◆ EXERCISE DESCRIPTION:
Where the records below reach the line containing "double group_sum(const double", start transcribing, and end with the line containing "const int nv = dim / 4;", exactly and with nothing else added.

** MATERIAL TO PROCESS follows **

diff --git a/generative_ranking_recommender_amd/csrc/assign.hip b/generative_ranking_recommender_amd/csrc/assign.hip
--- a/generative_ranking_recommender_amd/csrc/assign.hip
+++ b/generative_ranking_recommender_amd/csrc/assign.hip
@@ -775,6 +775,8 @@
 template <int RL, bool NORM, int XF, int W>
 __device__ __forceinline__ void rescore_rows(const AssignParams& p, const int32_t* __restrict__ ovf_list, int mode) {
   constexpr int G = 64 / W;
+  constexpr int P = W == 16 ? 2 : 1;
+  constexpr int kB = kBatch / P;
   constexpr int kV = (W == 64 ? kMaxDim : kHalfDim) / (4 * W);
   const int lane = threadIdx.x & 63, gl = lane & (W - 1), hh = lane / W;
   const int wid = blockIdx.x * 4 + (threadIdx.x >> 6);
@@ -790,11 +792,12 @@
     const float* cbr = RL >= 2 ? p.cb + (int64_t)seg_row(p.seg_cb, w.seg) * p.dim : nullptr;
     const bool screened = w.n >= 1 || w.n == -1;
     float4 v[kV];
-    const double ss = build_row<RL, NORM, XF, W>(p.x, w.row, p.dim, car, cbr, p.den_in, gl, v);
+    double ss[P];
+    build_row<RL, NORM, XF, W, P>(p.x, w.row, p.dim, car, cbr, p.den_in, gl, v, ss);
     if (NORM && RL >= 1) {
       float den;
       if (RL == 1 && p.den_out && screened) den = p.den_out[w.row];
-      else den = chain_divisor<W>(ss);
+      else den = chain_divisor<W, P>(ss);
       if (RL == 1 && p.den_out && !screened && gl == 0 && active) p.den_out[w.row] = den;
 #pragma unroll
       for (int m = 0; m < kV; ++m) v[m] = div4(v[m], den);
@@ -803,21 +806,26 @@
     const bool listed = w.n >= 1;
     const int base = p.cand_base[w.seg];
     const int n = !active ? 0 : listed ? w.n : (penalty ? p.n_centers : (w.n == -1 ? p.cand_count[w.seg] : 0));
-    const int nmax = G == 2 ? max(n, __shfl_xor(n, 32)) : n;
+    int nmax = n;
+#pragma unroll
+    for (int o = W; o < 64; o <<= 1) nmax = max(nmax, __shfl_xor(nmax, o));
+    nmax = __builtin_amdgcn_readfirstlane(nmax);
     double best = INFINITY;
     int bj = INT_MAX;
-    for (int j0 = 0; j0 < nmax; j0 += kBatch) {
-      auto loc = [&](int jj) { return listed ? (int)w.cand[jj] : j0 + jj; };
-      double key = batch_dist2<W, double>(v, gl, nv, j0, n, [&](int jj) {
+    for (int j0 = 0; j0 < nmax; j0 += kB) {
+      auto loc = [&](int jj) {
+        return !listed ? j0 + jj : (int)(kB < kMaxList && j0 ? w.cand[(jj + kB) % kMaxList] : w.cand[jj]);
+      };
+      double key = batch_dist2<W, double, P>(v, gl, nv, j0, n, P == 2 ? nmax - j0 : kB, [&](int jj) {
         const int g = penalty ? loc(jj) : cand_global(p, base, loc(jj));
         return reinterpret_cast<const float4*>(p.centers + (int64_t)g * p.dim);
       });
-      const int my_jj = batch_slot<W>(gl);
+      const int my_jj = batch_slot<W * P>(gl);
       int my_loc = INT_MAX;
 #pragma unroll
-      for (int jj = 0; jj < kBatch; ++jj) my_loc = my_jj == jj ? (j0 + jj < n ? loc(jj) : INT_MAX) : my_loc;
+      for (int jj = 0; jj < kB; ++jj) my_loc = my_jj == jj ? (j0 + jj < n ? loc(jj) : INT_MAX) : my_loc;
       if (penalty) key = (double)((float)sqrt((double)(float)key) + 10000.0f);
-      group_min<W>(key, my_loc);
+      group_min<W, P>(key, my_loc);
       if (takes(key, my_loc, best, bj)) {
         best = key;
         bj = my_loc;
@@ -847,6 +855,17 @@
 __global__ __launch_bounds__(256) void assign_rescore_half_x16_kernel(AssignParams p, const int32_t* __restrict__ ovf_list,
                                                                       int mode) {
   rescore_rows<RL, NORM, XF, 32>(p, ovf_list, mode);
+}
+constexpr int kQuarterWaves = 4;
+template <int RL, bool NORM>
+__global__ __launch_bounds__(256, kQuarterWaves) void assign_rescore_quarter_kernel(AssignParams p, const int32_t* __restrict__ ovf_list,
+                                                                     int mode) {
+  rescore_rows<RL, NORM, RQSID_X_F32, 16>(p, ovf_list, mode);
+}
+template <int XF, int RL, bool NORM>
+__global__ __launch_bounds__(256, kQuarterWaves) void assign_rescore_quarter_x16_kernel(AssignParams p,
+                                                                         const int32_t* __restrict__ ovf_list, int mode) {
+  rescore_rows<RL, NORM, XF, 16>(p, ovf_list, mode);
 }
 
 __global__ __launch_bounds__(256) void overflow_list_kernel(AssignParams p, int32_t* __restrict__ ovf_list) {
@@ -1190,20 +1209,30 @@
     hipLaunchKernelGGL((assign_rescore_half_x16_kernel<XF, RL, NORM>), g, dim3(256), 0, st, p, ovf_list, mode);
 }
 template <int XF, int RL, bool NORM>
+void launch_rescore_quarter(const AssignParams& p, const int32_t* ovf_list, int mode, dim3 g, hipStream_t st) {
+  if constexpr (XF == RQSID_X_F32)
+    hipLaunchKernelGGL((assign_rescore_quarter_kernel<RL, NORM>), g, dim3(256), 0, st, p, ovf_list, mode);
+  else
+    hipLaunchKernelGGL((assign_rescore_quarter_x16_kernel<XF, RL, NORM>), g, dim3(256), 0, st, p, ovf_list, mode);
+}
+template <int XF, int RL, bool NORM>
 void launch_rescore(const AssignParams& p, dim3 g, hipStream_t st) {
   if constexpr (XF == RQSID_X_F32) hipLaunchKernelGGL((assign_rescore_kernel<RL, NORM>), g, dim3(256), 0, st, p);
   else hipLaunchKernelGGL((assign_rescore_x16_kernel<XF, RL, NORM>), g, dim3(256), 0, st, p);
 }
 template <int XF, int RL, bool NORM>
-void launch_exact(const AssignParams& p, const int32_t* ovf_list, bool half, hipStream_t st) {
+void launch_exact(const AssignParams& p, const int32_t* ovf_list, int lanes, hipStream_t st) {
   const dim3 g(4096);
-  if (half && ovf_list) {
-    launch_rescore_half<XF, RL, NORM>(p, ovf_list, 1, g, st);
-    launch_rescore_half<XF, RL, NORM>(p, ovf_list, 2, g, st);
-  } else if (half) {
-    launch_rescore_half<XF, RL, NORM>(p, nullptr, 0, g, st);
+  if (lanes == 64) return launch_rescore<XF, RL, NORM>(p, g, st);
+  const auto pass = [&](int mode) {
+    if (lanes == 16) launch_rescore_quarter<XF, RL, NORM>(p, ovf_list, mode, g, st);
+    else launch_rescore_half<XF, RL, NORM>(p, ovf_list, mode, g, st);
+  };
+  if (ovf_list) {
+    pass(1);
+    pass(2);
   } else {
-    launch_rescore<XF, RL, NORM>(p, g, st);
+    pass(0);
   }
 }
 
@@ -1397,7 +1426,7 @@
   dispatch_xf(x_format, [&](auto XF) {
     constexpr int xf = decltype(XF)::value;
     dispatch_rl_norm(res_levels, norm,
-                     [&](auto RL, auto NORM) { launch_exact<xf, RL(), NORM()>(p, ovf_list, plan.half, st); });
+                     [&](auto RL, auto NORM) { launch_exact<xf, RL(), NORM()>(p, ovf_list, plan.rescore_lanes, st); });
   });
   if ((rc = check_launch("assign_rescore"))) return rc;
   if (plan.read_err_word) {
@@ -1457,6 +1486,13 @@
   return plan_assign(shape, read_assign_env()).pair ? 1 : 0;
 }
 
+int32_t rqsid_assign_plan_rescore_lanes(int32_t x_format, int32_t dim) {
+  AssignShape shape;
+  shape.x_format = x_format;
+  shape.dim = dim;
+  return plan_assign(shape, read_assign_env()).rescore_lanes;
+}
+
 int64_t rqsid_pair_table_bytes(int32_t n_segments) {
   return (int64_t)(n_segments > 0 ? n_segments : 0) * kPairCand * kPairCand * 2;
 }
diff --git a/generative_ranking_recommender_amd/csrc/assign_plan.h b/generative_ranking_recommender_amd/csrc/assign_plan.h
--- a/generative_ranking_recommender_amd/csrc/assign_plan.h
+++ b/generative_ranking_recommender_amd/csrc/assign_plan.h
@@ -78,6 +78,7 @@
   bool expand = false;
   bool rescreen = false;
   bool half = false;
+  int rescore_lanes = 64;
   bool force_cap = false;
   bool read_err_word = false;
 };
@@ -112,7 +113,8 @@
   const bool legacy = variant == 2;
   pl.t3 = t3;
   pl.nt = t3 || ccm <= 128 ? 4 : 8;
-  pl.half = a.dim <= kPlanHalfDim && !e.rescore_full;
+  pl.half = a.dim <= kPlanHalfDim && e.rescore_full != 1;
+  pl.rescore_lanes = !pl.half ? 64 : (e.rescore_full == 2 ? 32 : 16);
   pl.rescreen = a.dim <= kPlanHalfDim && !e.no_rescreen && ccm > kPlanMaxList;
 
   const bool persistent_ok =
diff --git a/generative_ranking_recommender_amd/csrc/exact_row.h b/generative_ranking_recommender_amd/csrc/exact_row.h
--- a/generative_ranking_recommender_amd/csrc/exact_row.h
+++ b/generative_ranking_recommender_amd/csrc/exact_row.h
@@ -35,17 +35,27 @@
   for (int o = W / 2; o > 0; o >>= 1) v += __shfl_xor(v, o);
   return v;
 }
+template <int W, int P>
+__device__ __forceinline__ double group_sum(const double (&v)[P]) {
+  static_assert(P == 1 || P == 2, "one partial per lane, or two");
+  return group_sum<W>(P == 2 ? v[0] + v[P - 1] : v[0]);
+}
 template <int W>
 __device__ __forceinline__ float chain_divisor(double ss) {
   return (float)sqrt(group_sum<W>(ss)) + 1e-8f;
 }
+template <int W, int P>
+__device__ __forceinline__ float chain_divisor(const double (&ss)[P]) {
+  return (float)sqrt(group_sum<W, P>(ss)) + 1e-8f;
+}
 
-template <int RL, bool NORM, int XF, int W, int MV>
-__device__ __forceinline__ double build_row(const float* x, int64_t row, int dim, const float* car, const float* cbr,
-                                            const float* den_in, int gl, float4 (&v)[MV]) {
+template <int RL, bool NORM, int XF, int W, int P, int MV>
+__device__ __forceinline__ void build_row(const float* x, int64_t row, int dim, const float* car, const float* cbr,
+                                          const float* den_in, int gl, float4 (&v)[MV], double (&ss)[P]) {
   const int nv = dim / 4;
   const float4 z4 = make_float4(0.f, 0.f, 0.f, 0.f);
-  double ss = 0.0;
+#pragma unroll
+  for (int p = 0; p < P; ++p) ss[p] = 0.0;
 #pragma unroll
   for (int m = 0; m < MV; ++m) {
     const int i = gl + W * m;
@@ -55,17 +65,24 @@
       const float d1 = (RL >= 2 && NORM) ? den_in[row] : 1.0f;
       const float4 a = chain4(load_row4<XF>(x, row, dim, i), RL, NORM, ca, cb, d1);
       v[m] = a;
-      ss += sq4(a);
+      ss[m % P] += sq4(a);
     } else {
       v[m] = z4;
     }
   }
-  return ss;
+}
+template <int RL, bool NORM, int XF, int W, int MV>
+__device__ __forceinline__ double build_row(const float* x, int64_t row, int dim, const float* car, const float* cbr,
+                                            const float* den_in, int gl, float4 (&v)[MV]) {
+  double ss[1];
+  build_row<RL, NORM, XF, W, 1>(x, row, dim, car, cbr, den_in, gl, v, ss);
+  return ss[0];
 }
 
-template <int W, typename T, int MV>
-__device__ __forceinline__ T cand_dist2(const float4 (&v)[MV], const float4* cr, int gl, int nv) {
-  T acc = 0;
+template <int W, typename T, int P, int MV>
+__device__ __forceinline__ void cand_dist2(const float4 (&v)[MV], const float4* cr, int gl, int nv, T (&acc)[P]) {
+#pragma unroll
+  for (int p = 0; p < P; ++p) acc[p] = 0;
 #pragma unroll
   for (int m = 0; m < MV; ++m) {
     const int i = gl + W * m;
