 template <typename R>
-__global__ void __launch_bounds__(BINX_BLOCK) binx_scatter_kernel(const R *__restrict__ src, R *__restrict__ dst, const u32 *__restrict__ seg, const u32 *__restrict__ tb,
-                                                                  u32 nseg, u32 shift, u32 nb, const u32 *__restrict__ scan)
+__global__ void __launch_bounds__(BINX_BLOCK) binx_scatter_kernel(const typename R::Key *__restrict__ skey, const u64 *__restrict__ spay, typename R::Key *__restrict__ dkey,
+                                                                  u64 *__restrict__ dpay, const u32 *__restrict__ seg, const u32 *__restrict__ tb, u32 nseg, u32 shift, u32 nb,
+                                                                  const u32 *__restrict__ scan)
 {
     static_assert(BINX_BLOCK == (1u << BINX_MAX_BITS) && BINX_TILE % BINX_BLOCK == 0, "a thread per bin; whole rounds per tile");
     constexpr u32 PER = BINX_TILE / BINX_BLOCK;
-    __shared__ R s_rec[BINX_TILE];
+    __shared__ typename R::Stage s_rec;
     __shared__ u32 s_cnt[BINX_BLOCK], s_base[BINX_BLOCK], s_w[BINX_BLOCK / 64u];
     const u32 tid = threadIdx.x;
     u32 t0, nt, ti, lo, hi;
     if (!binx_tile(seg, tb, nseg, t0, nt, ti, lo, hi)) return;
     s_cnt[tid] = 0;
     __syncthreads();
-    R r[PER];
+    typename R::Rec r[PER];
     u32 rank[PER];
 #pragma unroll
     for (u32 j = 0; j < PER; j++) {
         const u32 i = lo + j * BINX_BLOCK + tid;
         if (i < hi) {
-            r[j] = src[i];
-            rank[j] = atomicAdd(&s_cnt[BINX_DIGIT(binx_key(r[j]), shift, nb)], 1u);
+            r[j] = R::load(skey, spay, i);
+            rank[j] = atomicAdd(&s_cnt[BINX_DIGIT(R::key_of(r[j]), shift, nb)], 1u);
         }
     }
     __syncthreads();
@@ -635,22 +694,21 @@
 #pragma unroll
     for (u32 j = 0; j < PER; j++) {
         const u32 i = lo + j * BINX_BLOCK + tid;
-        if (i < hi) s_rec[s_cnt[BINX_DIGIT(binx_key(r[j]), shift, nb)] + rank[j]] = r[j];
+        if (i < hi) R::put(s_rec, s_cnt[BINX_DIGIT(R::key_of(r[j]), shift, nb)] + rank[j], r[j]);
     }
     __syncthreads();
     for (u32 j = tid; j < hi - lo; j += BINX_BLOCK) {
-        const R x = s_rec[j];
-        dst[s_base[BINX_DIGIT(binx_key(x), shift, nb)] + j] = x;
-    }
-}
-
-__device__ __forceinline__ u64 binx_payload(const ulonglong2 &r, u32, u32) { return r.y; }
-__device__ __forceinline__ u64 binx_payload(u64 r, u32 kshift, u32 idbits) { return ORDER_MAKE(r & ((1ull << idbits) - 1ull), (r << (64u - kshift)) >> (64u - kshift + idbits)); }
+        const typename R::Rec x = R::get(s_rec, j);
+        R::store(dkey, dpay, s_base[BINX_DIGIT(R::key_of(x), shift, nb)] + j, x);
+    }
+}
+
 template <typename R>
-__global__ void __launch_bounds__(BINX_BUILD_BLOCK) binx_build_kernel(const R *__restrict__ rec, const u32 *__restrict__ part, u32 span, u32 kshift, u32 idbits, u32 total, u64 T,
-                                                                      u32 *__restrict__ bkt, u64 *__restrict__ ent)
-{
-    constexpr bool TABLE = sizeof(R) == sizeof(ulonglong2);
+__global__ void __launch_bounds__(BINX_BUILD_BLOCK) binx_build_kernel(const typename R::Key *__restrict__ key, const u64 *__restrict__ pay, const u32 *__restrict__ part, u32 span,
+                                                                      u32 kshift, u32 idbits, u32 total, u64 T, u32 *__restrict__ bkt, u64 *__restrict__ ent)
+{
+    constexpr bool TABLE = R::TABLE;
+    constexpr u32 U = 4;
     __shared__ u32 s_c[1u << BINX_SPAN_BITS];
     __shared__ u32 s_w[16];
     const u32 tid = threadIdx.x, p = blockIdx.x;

** End of MATERIAL TO PROCESS **

◆ OUTPUT FOR THIS TASK:
+__device__ __forceinline__ double group_sum(const double (&v)[P]) {
+  static_assert(P == 1 || P == 2, "one partial per lane, or two");
+  return group_sum<W>(P == 2 ? v[0] + v[P - 1] : v[0]);
+}
 template <int W>
 __device__ __forceinline__ float chain_divisor(double ss) {
   return (float)sqrt(group_sum<W>(ss)) + 1e-8f;
 }
+template <int W, int P>
+__device__ __forceinline__ float chain_divisor(const double (&ss)[P]) {
+  return (float)sqrt(group_sum<W, P>(ss)) + 1e-8f;
+}
 
-template <int RL, bool NORM, int XF, int W, int MV>
-__device__ __forceinline__ double build_row(const float* x, int64_t row, int dim, const float* car, const float* cbr,
-                                            const float* den_in, int gl, float4 (&v)[MV]) {
+template <int RL, bool NORM, int XF, int W, int P, int MV>
+__device__ __forceinline__ void build_row(const float* x, int64_t row, int dim, const float* car, const float* cbr,
+                                          const float* den_in, int gl, float4 (&v)[MV], double (&ss)[P]) {
   const int nv = dim / 4;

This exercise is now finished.